俺はあいつが自滅するか、自滅覚悟で特攻してきたとしても相打ち覚悟で掴んでしまえば負けることはない!
自分から行く必要なんてない。
さぁ、持久戦と行こうぜ!!
そう思ったとき振っていた斧がすっぽ抜けた。
「は?」
――クスクス
――クスクス
笑い声のする方を見ると羽の生えた小さな妖精らしき生き物が2体浮いていた。
少しの間呆けていたが、即座にあいつのいた方に目を向けた。
「妖精の悪戯に注意ってな」
もう目の前に迫ってきていた。
流石に斧を拾う余裕などないので即座に相手の頭を掴もうとした。
気づけば手首から先がなかった・・・・・・
「掴んでこようとすることは想定済みだ。あの攻撃力で掴まれることが1番危険だからな」
もはや万策尽きた俺に悠長に話しかけてきた。
「てめぇ、召喚術師だったのか」
「いや、違う」
「じゃあ、あの妖精はなんなんだよ」
そして妖精の方を見た瞬間
「最後まで油断大敵だぜ!」
隠していたオーラを足に集中させ蹴りを繰り出した。
ダメで元々往生際の悪さこそ山賊としての美学!
「死ね!!」
「頭領!!」
そのときトーカの声が聞こえてきた。
そして気がつけば地面が近づいてきていた。
やっぱりな・・・接近戦は無理だ・・・
それを最後に意識が暗転した。
Side:リュウジン
(結局スキルに頼ってしまったが、そろそろこの世界と現実世界の戦い方を考えないといけないか)

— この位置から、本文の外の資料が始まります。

template <typename T, int NKT>
__global__ void __launch_bounds__(256, sizeof(T) == 2 ? 2 : 1)
attention_kernel(const T* __restrict__ qkv, T* __restrict__ out, int B, int L, int H, int D, int Lp) {
    using Lay = AttnLayout<T>;
    extern __shared__ __attribute__((aligned(16))) char smem[];
    char* Ks = smem;
    char* Vt = smem + kLP * Lay::kRowK;

    const int b = blockIdx.x / H, hh = blockIdx.x % H;
    const int tid = threadIdx.x, lane = tid & 63, wave = tid >> 6;
    const int half = lane >> 5, r32 = lane & 31;
    constexpr long long ld = kHD;
    const long long unit = (long long)Lp * kHD;
    const T* qbase = qkv + ((long long)b * 3 * H + hh) * unit;
    const T* kbase = qbase + (long long)H * unit;
    const T* vbase = kbase + (long long)H * unit;
    const int nkt = NKT > 0 ? NKT : (L + 31) / 32;
    constexpr int EPC = 16 / (int)sizeof(T);
    constexpr int CPR = kHD / EPC;

    constexpr int NQF = sizeof(T) == 2 ? 4 : 8;
    auto load_q = [&](int qc, f32x4 (&qf)[NQF]) {
        const int q = qc * 32 + r32;
        const T* qrow = qbase + (long long)(q < L ? q : L - 1) * ld;
#pragma unroll
        for (int i = 0; i < NQF; ++i)
            qf[i] = sizeof(T) == 2 ? *reinterpret_cast<const f32x4*>(qrow + 16 * i + 8 * half)
                                   : *reinterpret_cast<const f32x4*>(qrow + 32 * half + 4 * i);
    };
    f32x4 qnext[NQF];
    load_q(wave, qnext);

    if constexpr (sizeof(T) == 2) {
        typedef const __attribute__((address_space(1))) void* gptr_t;
        typedef __attribute__((address_space(3))) void* lptr_t;
        const int np = Lp >> 3;
        const int wv = __builtin_amdgcn_readfirstlane(wave);
        const int lr = lane >> 3, slot = lane & 7;
        constexpr int MAXP = (kLP / 8 * 2 + 3) / 4;
#pragma unroll
        for (int i = 0; i < MAXP; ++i) {
            const int p2 = wv + 4 * i;
            if (p2 < 2 * np) {
                const bool isv = p2 >= np;
                const int p = isv ? p2 - np : p2, r = 8 * p + lr;
                const int ch = isv ? (slot ^ v_swz(r)) : (slot ^ k_swz(r));
                const T* src = (isv ? vbase : kbase) + (long long)(r < L ? r : L - 1) * kHD + ch * 8;
                char* dst = (isv ? Vt : Ks) + p * 1024;
                __builtin_amdgcn_global_load_lds((gptr_t)src, (lptr_t)dst, 16, 0, 0);
            }
        }
        for (int i = tid; i < (nkt * 32 - Lp) * 16; i += 256) {
            const int rr = Lp + (i >> 4), c = i & 15;
            *reinterpret_cast<f32x4*>((c < 8 ? Ks : Vt) + rr * 128 + (c & 7) * 16) = f32x4{0.f, 0.f, 0.f, 0.f};
        }
        asm volatile("s_waitcnt vmcnt(0)" ::: "memory");
    } else {
        for (int idx = tid; idx < nkt * 32 * CPR; idx += 256) {
            const int key = idx / CPR, ch = idx % CPR;
            f32x4 kv = {0.f, 0.f, 0.f, 0.f}, vv = {0.f, 0.f, 0.f, 0.f};
            if (key < L) {
                kv = *reinterpret_cast<const f32x4*>(kbase + (long long)key * ld + ch * EPC);
                vv = *reinterpret_cast<const f32x4*>(vbase + (long long)key * ld + ch * EPC);
            }
            *reinterpret_cast<f32x4*>(Ks + key * Lay::kRowK + ch * 16) = kv;
            T tmp[EPC];
            *reinterpret_cast<f32x4*>(tmp) = vv;
#pragma unroll
            for (int e = 0; e < EPC; ++e)
                *reinterpret_cast<T*>(Vt + (ch * EPC + e) * Lay::kRowV + key * (int)sizeof(T)) = tmp[e];
        }
    }

    __syncthreads();

    constexpr bool SPLIT_LAST = NKT == 9;
    const int nqc = (L + 31) / 32;
    const int n_regular = SPLIT_LAST ? 8 : nqc;
    for (int qc = wave; qc < n_regular; qc += 4) {
        const int q = qc * 32 + r32;
        f32x4 qcur[NQF];
#pragma unroll
        for (int i = 0; i < NQF; ++i) qcur[i] = qnext[i];
        if (qc + 4 < n_regular) load_q(qc + 4, qnext);
        else if (SPLIT_LAST) load_q(8, qnext);

        f32x16 o[2];
        float mx, sum;
        attend_tiles<T, NKT, kMaxKeyTiles, false>(Ks, Vt, L, nkt, lane, [&](int k) { return k < nkt ? k : -1; }, qcur, o, mx, sum);
        const float inv = 1.0f / sum;

        T* orow = out + ((long long)b * L + (q < L ? q : L - 1)) * D + hh * kHD;
        if constexpr (sizeof(T) == 2) {
#pragma unroll
            for (int dt = 0; dt < 2; ++dt) {
                uint2 v[4];
#pragma unroll
                for (int g = 0; g < 4; ++g) {
                    bf16_t v4[4];
#pragma unroll
                    for (int e = 0; e < 4; ++e) v4[e] = f2bf(o[dt][4 * g + e] * inv);
                    v[g] = *reinterpret_cast<const uint2*>(v4);
                }
#pragma unroll
                for (int gp = 0; gp < 4; gp += 2) {
                    const auto s0 = __builtin_amdgcn_permlane32_swap(v[gp].x, v[gp + 1].x, false, false);
                    const auto s1 = __builtin_amdgcn_permlane32_swap(v[gp].y, v[gp + 1].y, false, false);
                    const uint4 o4 = {s0[0], s1[0], s0[1], s1[1]};
                    if (q < L) *reinterpret_cast<uint4*>(orow + dt * 32 + 8 * gp + 8 * half) = o4;
                }
            }
        } else if (q < L) {
#pragma unroll
            for (int dt = 0; dt < 2; ++dt)
#pragma unroll
                for (int g = 0; g < 4; ++g) {
                    const int d = dt * 32 + 8 * g + 4 * half;
                    *reinterpret_cast<f32x4*>(orow + d) = f32x4{o[dt][4 * g] * inv, o[dt][4 * g + 1] * inv, o[dt][4 * g + 2] * inv, o[dt][4 * g + 3] * inv};
                }
        }
    }

    if constexpr (SPLIT_LAST) {
        float* part = reinterpret_cast<float*>(smem + kLP * Lay::kRowK + Lay::kVBytes);
        const int rem = L - 256;
        f32x16 o[2];
        float mx, sum;
        attend_tiles<T, NKT, 3, false>(Ks, Vt, L, nkt, lane, [&](int k) { return k < 2 ? wave + 4 * k : (wave == 3 ? 8 : -1); }, qnext, o, mx, sum);
        if (r32 < rem) {
            float* pw = part + (wave * 2 + r32) * 66;
#pragma unroll
            for (int dt = 0; dt < 2; ++dt)
#pragma unroll
                for (int g = 0; g < 4; ++g)
                    *reinterpret_cast<f32x4*>(pw + dt * 32 + 8 * g + 4 * half) =
                        f32x4{o[dt][4 * g], o[dt][4 * g + 1], o[dt][4 * g + 2], o[dt][4 * g + 3]};
            if (half == 0) { pw[64] = mx; pw[65] = sum; }
        }
        __syncthreads();
        if (tid < rem * 64) {
            const int qi = tid >> 6, d = tid & 63;
            float m[4], M = -INFINITY;
#pragma unroll
            for (int w = 0; w < 4; ++w) { m[w] = part[(w * 2 + qi) * 66 + 64]; M = fmaxf(M, m[w]); }
            float num = 0.f, den = 0.f;
#pragma unroll
            for (int w = 0; w < 4; ++w) {
                float f;
                if constexpr (sizeof(T) == 2) f = __builtin_amdgcn_exp2f((m[w] - M) * (0.125f * 1.4426950408889634f));
                else f = expf((m[w] - M) * 0.125f);
                num = fmaf(f, part[(w * 2 + qi) * 66 + d], num);
                den = fmaf(f, part[(w * 2 + qi) * 66 + 65], den);
            }
            out[((long long)b * L + 256 + qi) * D + hh * kHD + d] = Elem<T>::from_f32(num / den);
        }
    }
}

あの妖精の正体はリュウジンが『眷属召喚(改)』で契約したリトルランダが使える『眷属召喚』で呼び出したものである。
妖精ならば気付かれず接近できるので、些細な悪戯をしてくれ、と頼んでいた。
その悪戯の内容が頭領の斧を落とすことになったのは偶然であり、リュウジンにとってはこの上ない幸運であった。

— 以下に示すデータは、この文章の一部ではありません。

@@ -273,12 +318,12 @@
                 if (OKN) {                                                                                             \
                     _Pragma("unroll") for (int k = 0; k < 2; ++k) {                                                    \
                         const long long o = tbase + loff[nb] + k * 1024;                                               \
-                        if (HAS_RES) rr[k][nb] = *GP(const u32x4_t, res_z + o);                                        \
+                        if (HAS_RES && !PS4) rr[k][nb] = *GP(const u32x4_t, res_z + o);                                \
                         if (MASK != MASK_NONE && !LATE_MASK && !BITS) mm[k][nb] = *GP(const u32x4_t, aux_z + o);       \
                     }                                                                                                  \
                 }                                                                                                      \
             }
-            if (HAS_RES || (MASK != MASK_NONE && !LATE_MASK && !BITS)) {
+            if ((HAS_RES && !PS4) || (MASK != MASK_NONE && !LATE_MASK && !BITS)) {
                 if (full) { CV_OPERANDS(true) } else { CV_OPERANDS(ok[nb]) }
             }
 #undef CV_OPERANDS
@@ -324,6 +369,7 @@
             __builtin_amdgcn_sched_barrier(0);
             CV_LOAD(0, 0)
             CV_STEP(0) CV_STEP(1) CV_STEP(2) CV_STEP(3) CV_STEP(4) CV_STEP(5) CV_STEP(6) CV_STEP(7) CV_STEP(8)
+            if (PS4) { asm volatile("s_waitcnt lgkmcnt(0)\n\ts_barrier" ::: "memory"); __builtin_amdgcn_sched_barrier(0); }
             CV_STEP(9) CV_STEP(10) CV_STEP(11) CV_STEP(12) CV_STEP(13) CV_STEP(14) CV_STEP(15) CV_STEP(16) CV_STEP(17)
 #undef CV_ML_A
 #undef CV_ML_B
@@ -335,13 +381,16 @@
 #undef DSR
             STAMP(t2);
 
-            if (HAS_RES || MASK != MASK_NONE) __builtin_amdgcn_s_waitcnt(0x0F70);
+            if (PS4 ? (BITS && last) : (HAS_RES || MASK != MASK_NONE)) __builtin_amdgcn_s_waitcnt(0x0F70);
             if constexpr (RES_MFMA) {
+                if (!PS4 || zp > 0) {
 #pragma unroll
                 for (int nb = 0; nb < 4; ++nb)
 #pragma unroll
                     for (int mb = 0; mb < 4; ++mb)
-                        acc[mb][nb] = __builtin_amdgcn_mfma_f32_16x16x32_bf16(idA[mb & 1], __builtin_bit_cast(bf16x8_t, rr[mb >> 1][nb]), acc[mb][nb], 0, 0, 0);
+                        acc[mb][nb] = __builtin_amdgcn_mfma_f32_16x16x32_bf16(idA[mb & 1], __builtin_bit_cast(bf16x8_t, PS4 ? run[mb >> 1][nb] : rr[mb >> 1][nb]),
+                                                                              acc[mb][nb], 0, 0, 0);
+                }
             }
             unsigned sout[2] = {0u, 0u};
             const unsigned k11 = 0x00010001u;
@@ -388,11 +437,11 @@
 #pragma unroll
                                 for (int j = 0; j < 8; ++j) sout[k] |= (v[j] > 0.f ? 1u : 0u) << (4 * nb + (j >> 1) + 16 * (j & 1));
                             }
-                            if (BITS) {
+                            if (BITS && last) {
                                 const float neg = MASK == MASK_LEAKY_BITS ? slope : 0.f;
 #pragma unroll
                                 for (int j = 0; j < 8; ++j) v[j] *= ((wbits >> (4 * nb + (j >> 1) + 16 * (j & 1))) & 1u) ? 1.f : neg;
-                            } else if (MASK != MASK_NONE) {
+                            } else if (MASK != MASK_NONE && last) {
                                 const float neg = MASK == MASK_LEAKY ? slope : 0.f;
                                 u32x4_t mq = mm[k][nb];
                                 if (LATE_MASK) mq = *GP(const u32x4_t, aux_z + tbase + loff[nb] + k * 1024);
@@ -407,7 +456,8 @@
                             for (int jj = 0; jj < 4; ++jj) ow[jj] = pk_bf16(v[2 * jj], v[2 * jj + 1]);
                         }
                         const u32x4_t o = {ow[0], ow[1], ow[2], ow[3]};
-                        if (P_NT_STORE) __builtin_nontemporal_store(o, GP(u32x4_t, dst + k * 1024));
+                        if (PS4 && !last) run[k][nb] = o;
+                        else if (P_NT_STORE) __builtin_nontemporal_store(o, GP(u32x4_t, dst + k * 1024));
                         else if (!ABL(5)) *GP(u32x4_t, dst + k * 1024) = o;
                         else asm volatile("" :: "v"(o.x), "v"(o.y), "v"(o.z), "v"(o.w));
                     }
@@ -465,9 +515,9 @@
     bits[gid] = make_uint2(out[0], out[1]);
 }
 
-template <int ACT, bool HAS_RES, int MASK>
+template <int ACT, bool HAS_RES, int MASK, bool PS4 = false>
 static int launch_persist(const ConvArgs& a, int num_cus, hipStream_t st) {
-    auto kern = conv3x3_c64_persist_kernel<ACT, HAS_RES, MASK>;
+    auto kern = conv3x3_c64_persist_kernel<ACT, HAS_RES, MASK, PS4>;
     static VsrDevOnce once;
     { const int rc = vsr_set_max_dynamic_lds(once, reinterpret_cast<const void*>(kern), P_LDS); if (rc != VSR_OK) return rc; }
     const int tiles = a.N * cdiv(a.W, PTW) * cdiv(a.H, PTH);
@@ -531,6 +581,27 @@
     return VSR_ERR_UNSUPPORTED;
 }
 
+int vsr_launch_conv3x3_c64_ps4_dgrad(ConvArgs a, int num_cus, hipStream_t st) {
+    if (a.N <= 0 || a.H <= 0 || a.W <= 0 || a.nz != 1 || !a.src[0] || !a.dst[0] || !a.wpack || a.bias || a.res[0] || a.act != ACT_NONE) return VSR_ERR_BADARG;
+    if (!(a.in_step == 1 && a.Hs == a.H && a.Ws == a.W) && !(a.in_step == 2 && a.Hs == 2 * a.H && a.Ws == 2 * a.W)) return VSR_ERR_UNSUPPORTED;
+    if (a.src_oy[0] || a.src_ox[0]) return VSR_ERR_UNSUPPORTED;
+    for (int z = 0; z < 4; ++z) {
+        if (!a.src[z] || a.src_nstride[z] != a.src_nstride[0] || (unsigned)a.src_oy[z] >= (unsigned)a.in_step || (unsigned)a.src_ox[z] >= (unsigned)a.in_step)
+            return VSR_ERR_UNSUPPORTED;
+        a.ps_off[z] = ((const char*)a.src[z] - (const char*)a.src[0]) + ((long long)a.src_oy[z] * pm_ws(a.Ws) * 2048 + a.src_ox[z] * 8) * 2;
+    }
+    if (pm_image_elems((PTHH + 2) * a.in_step, a.Ws, 64) * 2 > 0x7fffffffLL || pm_image_elems(2 * PTH + 2, a.Wd, 64) > 0x7fffffffLL)
+        return VSR_ERR_UNSUPPORTED;
+    if (a.out_step != 1 || a.out_ox[0] || a.out_oy[0] || a.Hd != a.H || a.Wd != a.W) return VSR_ERR_UNSUPPORTED;
+    if (a.unshuffle && (a.aux[0] || (a.Hd & 1) || (a.Wd & 1) || a.unshuffle_plane < (long long)a.N * pm_image_elems(a.Hd / 2, a.Wd / 2, 64) ||
+                        a.dst_nstride != pm_image_elems(a.Hd / 2, a.Wd / 2, 64) || 3 * a.unshuffle_plane + pm_image_elems(PTH + 2, a.Wd / 2, 64) > 0x7fffffffLL))
+        return VSR_ERR_UNSUPPORTED;
+    if (!a.aux[0]) return launch_persist<ACT_NONE, true, MASK_NONE, true>(a, num_cus, st);
+    if (a.mask_mode != MASK_LEAKY) return VSR_ERR_UNSUPPORTED;
+    if (a.sign_bits[0]) return launch_persist<ACT_NONE, true, MASK_LEAKY_BITS, true>(a, num_cus, st);
+    return launch_persist<ACT_NONE, true, MASK_LEAKY, true>(a, num_cus, st);
+}
+
 int vsr_launch_sign_bits_c64(const void* x_pm, void* bits, int N, int H, int W, hipStream_t st) {
     if (!x_pm || !bits || N < 1 || H < 1 || W < 1) return VSR_ERR_BADARG;
     const long long total = (long long)N * cdiv(W, PTW) * cdiv(H, PTH) * 256;
diff --git a/vsrlab_amd/csrc/engine.hip b/vsrlab_amd/csrc/engine.hip
--- a/vsrlab_amd/csrc/engine.hip
+++ b/vsrlab_amd/csrc/engine.hip
@@ -208,6 +208,8 @@
             far_cnt = b.take((size_t)2 * 32 * 4);
             G_C0 = b.take(a4h); G_P = b.take(a1);
             unsh = !diet && dtype == VSR_BF16 && !vsr_env().generic_conv && C == 64;
+            if (unsh && 3 * (long long)n * pm_image_elems(scale * h / 2, scale * w / 2, 64) + pm_image_elems(10, scale * w / 2, 64) > 0x7fffffffLL)
+                unsh = false;
             const size_t gu1 = unsh && 4 * a2 > a4 ? 4 * a2 : a4, gu0 = unsh && 4 * a1 > a2 ? 4 * a1 : a2;
             if (ups == 2) { if (diet) { G_U1 = C0[0]; G_U0 = U1[0]; } else { G_U1 = b.take(gu1); G_U0 = b.take(gu0); } }
             else { G_U0 = diet ? C0[0] : b.take(gu0); G_U1 = G_U0; }
@@ -281,8 +283,24 @@
         return vsr_launch_conv(dtype, 3, 1, C, C, 0, p.CO, EPI_NHWC, a, st);
     }
     int conv_ps_dgrad(const void* dy, size_t wpackd, void* dx, const void* aux, int mask, int N, int H, int W, const void* sign_bits = nullptr,
-                      bool dy_planes = false, bool dx_planes = false) const {
+                      bool dy_planes = false, bool dx_planes = false, bool fused = true) const {
         const int C = p.C;
+        if (dtype == VSR_BF16 && C == 64 && fused && !vsr_env().generic_conv) {
+            ConvArgs a = base(N, H, W);
+            for (int z = 0; z < 4; ++z) {
+                if (dy_planes) {
+                    a.src[z] = (const char*)dy + (size_t)z * plane_elems(N, 2 * H, 2 * W) * p.es;
+                } else {
+                    a.in_step = 2; a.Hs = 2 * H; a.Ws = 2 * W;
+                    a.src[z] = dy; a.src_oy[z] = z >> 1; a.src_ox[z] = z & 1; a.src_nstride[z] = pm_image_elems(2 * H, 2 * W, C);
+                }
+            }
+            a.wpack = at(wpackd); a.w_zstride = 9 * C * C; a.dst[0] = dx;
+            if (dx_planes) set_unshuffle(a, N, H, W);
+            a.aux[0] = aux; a.mask_mode = mask; a.sign_bits[0] = aux ? sign_bits : nullptr;
+            const int rc = vsr_launch_conv3x3_c64_ps4_dgrad(a, vsr_num_cus(), st);
+            if (rc != VSR_ERR_UNSUPPORTED) return rc;
+        }
         if (dtype == VSR_BF16 && C == 64) {
             for (int z = 0; z < 4; ++z) {
                 ConvArgs a = base(N, H, W);
@@ -1432,6 +1450,18 @@
     return vsr_launch_conv(dtype, 3, 1, 64, 64, 0, 64, EPI_NHWC, a, st);
 }
 
+int vsr_conv3x3_c64_ps_dgrad(int fused, const void* dy_pm, int dy_planes, const float* w, void* wpack, void* dx_pm, int dx_planes,
+                             const void* aux_pm, void* bits, int N, int H, int W, void* stream) {
+    if (!dy_pm || !w || !wpack || !dx_pm || bad_dims(N, H, W) || (bits && !aux_pm) || (dx_planes && ((H & 1) || (W & 1) || aux_pm)))
+        return VSR_ERR_BADARG;
+    hipStream_t st = (hipStream_t)stream;
+    Plan dummy; dummy.es = esize(VSR_BF16); dummy.C = 64; dummy.CO = 64;
+    const Ctx c{dummy, (char*)wpack, st, VSR_BF16};
+    for (int z = 0; z < 4; ++z) CK(c.pack(w, (size_t)z * 9 * 64 * 64 * 2, 9, 64, 64, 64, 64, 64, 0, 4, z, 1));
+    if (bits) CK(vsr_launch_sign_bits_c64(aux_pm, bits, N, H, W, st));
+    return c.conv_ps_dgrad(dy_pm, 0, dx_pm, aux_pm, MASK_LEAKY, N, H, W, bits, dy_planes != 0, dx_planes != 0, fused != 0);
+}
+
 size_t vsr_conv_layer_bwd_scratch_bytes(int dtype, int N, int H, int W, int pixel_shuffle) {
     if (bad_dtype(dtype) || bad_dims(N, H, W)) return 0;
     const size_t es = esize(dtype);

頭領が倒れたことによってリンとソラを閉じ込めていた檻がなくなり2人が出てきた。
そこに召喚していたリトルランデがトテトテとリュウジンの下に追いついてきた。
「な、な、なんっすかこの可愛い生き物は?」
「ぬぎゅ〜〜〜」
リトルランデはリンに抱きしめられ手足をバタバタとさせ泣き声を発していた。
「この前契約した眷属だ」
「なんて名前なんっすか?」
「ぬぎゅ〜〜〜〜」
「リトルランデだ」
「ぬぎゅ〜〜〜〜」
「それ種族名っすよね」
「なら、名前などない」
リトルランデはリンの顔をテシテシと叩いていた。
「ん〜、なら私が考えるっす!」
「離してやったらどうだ?」
流石に見かねたリュウジンがそう言った。
「え〜、もう少し抱いてたいっす!」
そう駄々をこねているとソラがやってきてひょいっとリトルランデを取り上げた。
「ぬ〜〜!」
リトルランデも救世主を見るかのように喜んでいたが・・・
ソラも突然無言で抱き締めた。
「ぬぎゅ〜〜〜〜〜〜〜〜!!」
辺りにリトルランデの悲鳴が響き渡った。